My writing didn’t suck. I couldn’t believe it, but it really didn’t suck. I read and reread and re-reread the pages I put down in between the long bouts in bed with the St. Pauli Girl. It didn’t suck because what I was reading wasn’t recognizable as the Kipster’s, and that was all to the good. The Kipster was dead, not risen, and I was all that remained in his place.

The Kipster was a cynical bastard, full of high sentence, but never obtuse: a poet, a prince looking down upon the great unwashed with only contempt. He was above it all, untouchable and untouched. He was master of his instrument, so much so that it was all an inside joke to him.
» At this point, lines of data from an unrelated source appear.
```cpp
template <bool UNPHASED, int AUX>
__device__ __forceinline__ void walk_pairs_rows(const BatchView &b, const PairMeta &m, bool valid, int cnt,
                                                const Window &W, int lane, bool checks, uint32_t &status, WaveLds &L,
                                                int64_t &val, uint32_t &meta) {
    L.acc[lane] = 0ull;
    L.flags[lane] = 0u;
    L.endc[lane] = m.pos + 1u;
    uint32_t qcount = 0;
    uint32_t lane_err = ((m.pos + 1u) >> 31) << 1;
    const uint64_t row_heads = 0x0001000100010001ull;
    const __amdgpu_buffer_rsrc_t rsrc =
        __builtin_amdgcn_make_buffer_rsrc((void *)b.cigar4, (short)0, (int)(uint32_t)(b.n_cigar4 * 16u), 0x00020000);

    const uint32_t d_w = rw_pack(cigar_groups(m.nc & 0x0fffffffu), m.nc >> 31, ((m.misc >> 24) & RP_CHECKED) != 0u);

    const int rl = lane & (kRowLanes - 1);
    const int hl = lane & (kHeadLanes - 1);
    const int hrow = lane >> 3;
    const bool upper = (lane & kHeadLanes) != 0;

    auto issue = [&](const RowStream &S) -> u32x4 {
        const uint32_t g = (S.cur4 & ~kLineMask) + (uint32_t)rl;
        const bool on = g - S.cur4 < (S.st >> RS_LEFT);
        return __builtin_amdgcn_raw_buffer_load_b128(rsrc, (int)(on ? g * 16u : 0xfffffff0u), 0, AUX);
    };
    auto head_issue = [&](const RowStream &S) -> u32x4 {
        return __builtin_amdgcn_raw_buffer_load_b128(rsrc, (int)((uint32_t)hl < (S.st >> RS_LEFT) ? S.cur4 : 0xfffffff0u), 0, AUX);
    };
    auto step = [&](const u32x4 w, RowStream &S, auto lanes, bool last) {
        constexpr uint32_t LANES = decltype(lanes)::value;
        const bool live = S.st != 0u;
        uint32_t e1, e2, e3, tot, incl, rtot;
        advance4(w, e1, e2, e3, tot);
        if (LANES == (uint32_t)kHeadLanes) {
            head_row_scan_u32(tot, upper, incl, rtot);
        } else {
            incl = row_inclusive_scan_u32(tot);
            rtot = row_last(incl);
        }
        if (checks) {
            if (live) {
                lane_err |= bad_ops(w) & 1u;
                lane_err |= ((S.carry + incl) >> 31) << 1;
            }
        }
        const uint32_t x = (S.carry - W.se1) + incl;
        if (push_window_lanes(L, qcount, live && x < W.width + tot, w, x, tot, S.st, 127u)) drain_queue(L, qcount, W, lane);
        S.carry += rtot;
        if (LANES == (uint32_t)kHeadLanes) {
            S.cur4 += 16u * LANES;
            const bool done = last || (S.st >> RS_LEFT) <= LANES || ((S.st & RS_STOP) && S.carry > W.ee);
            if (live && done && hl == 0) L.endc[S.st & 63u] = S.carry;
            S.st = done ? 0u : S.st - (LANES << RS_LEFT);
        } else {
            const uint32_t end4 = (S.cur4 & ~kLineMask) + LANES;
            const uint32_t lim = end4 - S.cur4;
            S.cur4 = end4;
            if (live) {
                if ((S.st >> RS_LEFT) <= lim || ((S.st & RS_STOP) && S.carry > W.ee)) {
                    if (rl == 0) L.endc[S.st & 63u] = S.carry;
                    S.st = 0u;
                } else {
                    S.st -= lim << RS_LEFT;
                }
            }
        }
    };
    using Head = std::integral_constant<uint32_t, (uint32_t)kHeadLanes>;
    using Later = std::integral_constant<uint32_t, (uint32_t)kRowLanes>;

    L.q[lane].pad = make_uint2(m.off4, d_w);
    __builtin_amdgcn_wave_barrier();
    auto assign = [&](RowStream &S, int k0) -> u32x4 {
        S.st = 0u;
        uint32_t voff = 0xfffffff0u;
        if (k0 < cnt) {
            const uint2 d = L.q[k0 + hrow].pad;
            const uint32_t r_w = d.y, skip = d.x & kLineMask;
            S.cur4 = ((d.x & ~kLineMask) + (uint32_t)hl) * 16u;
            S.carry = L.endc[k0 + hrow];
            if (rw_groups_slot0(r_w) != 0u && !(rw_promised(r_w) && S.carry > W.ee)) {
                const uint32_t left = min(rw_groups_slot0(r_w) + skip, (uint32_t)((kHeadLines + 1) * kHeadLanes));
                S.st = row_state(left, (uint32_t)(k0 + hrow), rw_2d(r_w), rw_promised(r_w));
                if ((uint32_t)hl - skip < left - skip) voff = S.cur4;
            }
        }
        return __builtin_amdgcn_raw_buffer_load_b128(rsrc, (int)voff, 0, AUX);
    };
    RowStream sa{0u, 0u, 0u}, sb = sa, sc = sa, sd = sa;
    u32x4 qa, qb, qc, qd;
    for (int k0 = 0; k0 < cnt; k0 += 4 * kHeadLanes) {
        qa = assign(sa, k0);
        qb = assign(sb, k0 + kHeadLanes);
        qc = assign(sc, k0 + 2 * kHeadLanes);
        qd = assign(sd, k0 + 3 * kHeadLanes);
        if (ballot64((sa.st | sb.st | sc.st | sd.st) != 0u)) {
            int line = 0;
            do {
                const bool last = ++line == kHeadLines;
                if (ballot64(sa.st != 0u)) step(qa, sa, Head{}, last);
                qa = head_issue(sa);
                if (ballot64(sb.st != 0u)) step(qb, sb, Head{}, last);
                qb = head_issue(sb);
                if (ballot64(sc.st != 0u)) step(qc, sc, Head{}, last);
                qc = head_issue(sc);
                if (ballot64(sd.st != 0u)) step(qd, sd, Head{}, last);
                qd = head_issue(sd);
            } while (ballot64((sa.st | sb.st | sc.st | sd.st) != 0u));
        }
    }

    __builtin_amdgcn_wave_barrier();
    const uint32_t endc0 = L.endc[lane];
    const uint2 own = L.q[lane].pad;
    const uint32_t groups = rw_groups_slot0(own.y) & (kRowMaxGroups - 1u);
    const bool promised = rw_promised(own.y);
    const uint32_t head_groups = (uint32_t)(kHeadLines * kHeadLanes) - (own.x & kLineMask);
    const bool cont = groups > head_groups && !(promised && endc0 > W.ee);
    const uint64_t cmask = ballot64(cont);
    if (cmask) {
        const int ncont = (int)__popcll(cmask);
        if (cont) {
            const uint32_t i = __builtin_amdgcn_mbcnt_hi((uint32_t)(cmask >> 32), __builtin_amdgcn_mbcnt_lo((uint32_t)cmask, 0u));
            cont_put(L, i, own.x + head_groups, (own.y - head_groups) | ((uint32_t)lane << RW_SLOT), endc0);
        }
        __builtin_amdgcn_wave_barrier();

        int next = 0;
        auto claim = [&](RowStream &S) {
            if (next >= ncont) return;
            const bool idle = S.st == 0u;
            const uint64_t need = ballot64(idle) & row_heads;
            if (need == 0ull) return;
            const int below = (int)__builtin_amdgcn_mbcnt_hi((uint32_t)(need >> 32), __builtin_amdgcn_mbcnt_lo((uint32_t)need, 0u));
            const int k = next + below - ((idle && rl != 0) ? 1 : 0);
            next += (int)__popcll(need);
            if (idle && k < ncont) {
                uint32_t r_w;
                cont_get(L, k, S.cur4, r_w, S.carry);
                S.st = row_state(rw_groups(r_w), rw_slot(r_w), rw_2d(r_w), rw_promised(r_w));
            }
        };
        sa.st = sb.st = sc.st = sd.st = 0u;
        claim(sa);
        qa = issue(sa);
        claim(sb);
        qb = issue(sb);
        claim(sc);
        qc = issue(sc);
        claim(sd);
        qd = issue(sd);
        while (ballot64((sa.st | sb.st | sc.st | sd.st) != 0u)) {
            if (ballot64(sa.st != 0u)) {
                step(qa, sa, Later{}, false);
                claim(sa);
            }
            qa = issue(sa);
            if (ballot64(sb.st != 0u)) {
                step(qb, sb, Later{}, false);
                claim(sb);
            }
            qb = issue(sb);
            if (ballot64(sc.st != 0u)) {
                step(qc, sc, Later{}, false);
                claim(sc);
            }
            qc = issue(sc);
            if (ballot64(sd.st != 0u)) {
                step(qd, sd, Later{}, false);
                claim(sd);
            }
            qd = issue(sd);
        }
    }
    if (qcount) drain_queue(L, qcount, W, lane);
    if (ballot64((lane_err & 1u) != 0u)) status |= ST_CIGAR_OP;
    if (ballot64((lane_err & 2u) != 0u)) status |= ST_RANGE;
    __builtin_amdgcn_wave_barrier();
    read_epilogue<UNPHASED>(m, valid, cnt, W, lane, L.endc[lane], status, L, val, meta);
}

template <bool UNPHASED, int AUX>
__device__ __forceinline__ void walk_pairs(const BatchView &b, const PairMeta &m, bool valid, int cnt,
                                           const Window &W, int lane, uint32_t &status, WaveLds &L, int64_t &val,
                                           uint32_t &meta) {
    const bool checked = lane < cnt && valid && ((m.misc >> 24) & RP_CHECKED) != 0u;
    const bool too_long = lane < cnt && valid && cigar_groups(m.nc & 0x0fffffffu) >= kRowMaxGroups;
    if (ballot64(checked) != 0ull && ballot64(too_long) == 0ull && W.ee >= W.se1 && b.n_cigar4 < (1ull << 28)) {
        const bool checks = ballot64(lane < cnt && valid && !checked) != 0ull;
        walk_pairs_rows<UNPHASED, AUX>(b, m, valid, cnt, W, lane, checks, status, L, val, meta);
    } else {
        walk_pairs_whole<UNPHASED, AUX>(b, m, valid, cnt, W, lane, status, L, val, meta);
    }
}

}
```

Before: 509.3 million loci/s.

## Precompute head row states, specialize checks, and drain queue one wave at a time

Row state and starting carry for each read are now computed once per lane and stored in LDS, so the head assignment only loads them. This removes the per-assign recomputation of groups, skip and the promise check. The head-loop state no longer counts down, and the done/issue tests compare against per-line thresholds instead. The head loop is also instantiated twice on whether checks are on, which removes a runtime branch from every step. The ballot of live lanes is reused for the window push, and drain_queue now handles only the newest 64 entries instead of emptying the whole queue, which shortens each drain but makes drains more frequent and adds code size.

```diff
diff --git a/inquistr_amd/csrc/cigar_walk.h b/inquistr_amd/csrc/cigar_walk.h
--- a/inquistr_amd/csrc/cigar_walk.h
+++ b/inquistr_amd/csrc/cigar_walk.h
@@ -142,7 +142,8 @@
 
 __device__ __forceinline__ void drain_queue(WaveLds &L, uint32_t &qcount, const Window &W, int lane) {
     __builtin_amdgcn_wave_barrier();
-    for (uint32_t base = 0; base < qcount; base += 64u) {
+    const uint32_t base = qcount > 64u ? qcount - 64u : 0u;
+    {
         const uint32_t e = base + (uint32_t)lane;
         if (e < qcount) {
             const u32x4 w = L.q[e].w;
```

I didn’t recognize the writing because it came from a very different place than from where the Kipster’s art had come. It all came too easily for the Kipster, which is why he foundered when the words stopped coming to him on the cusp of the ’90s. I had nothing to hold on to but the empty shell of the Kipster. His old protagonists were whimsies and straw men, put up like bowling pins only to be knocked down. They were sacrifices meant as meat for elitist snobs. His protagonists were soulless, ironic follies to be run up the flagpole like a fat girl’s underthings.

Other than a complete loss of talent, one of the reasons I’d managed but seven first lines in all these years was the very nature of the man I thought of as McGuinn. He was a real man, not a construct. There was nothing about his bloody and violent life that even remotely resembled Kant Huxley’s or any of the other cool-boy protagonists that had flowed from the Kipster’s fingertips. The other things that had daunted me for so long were setting and form.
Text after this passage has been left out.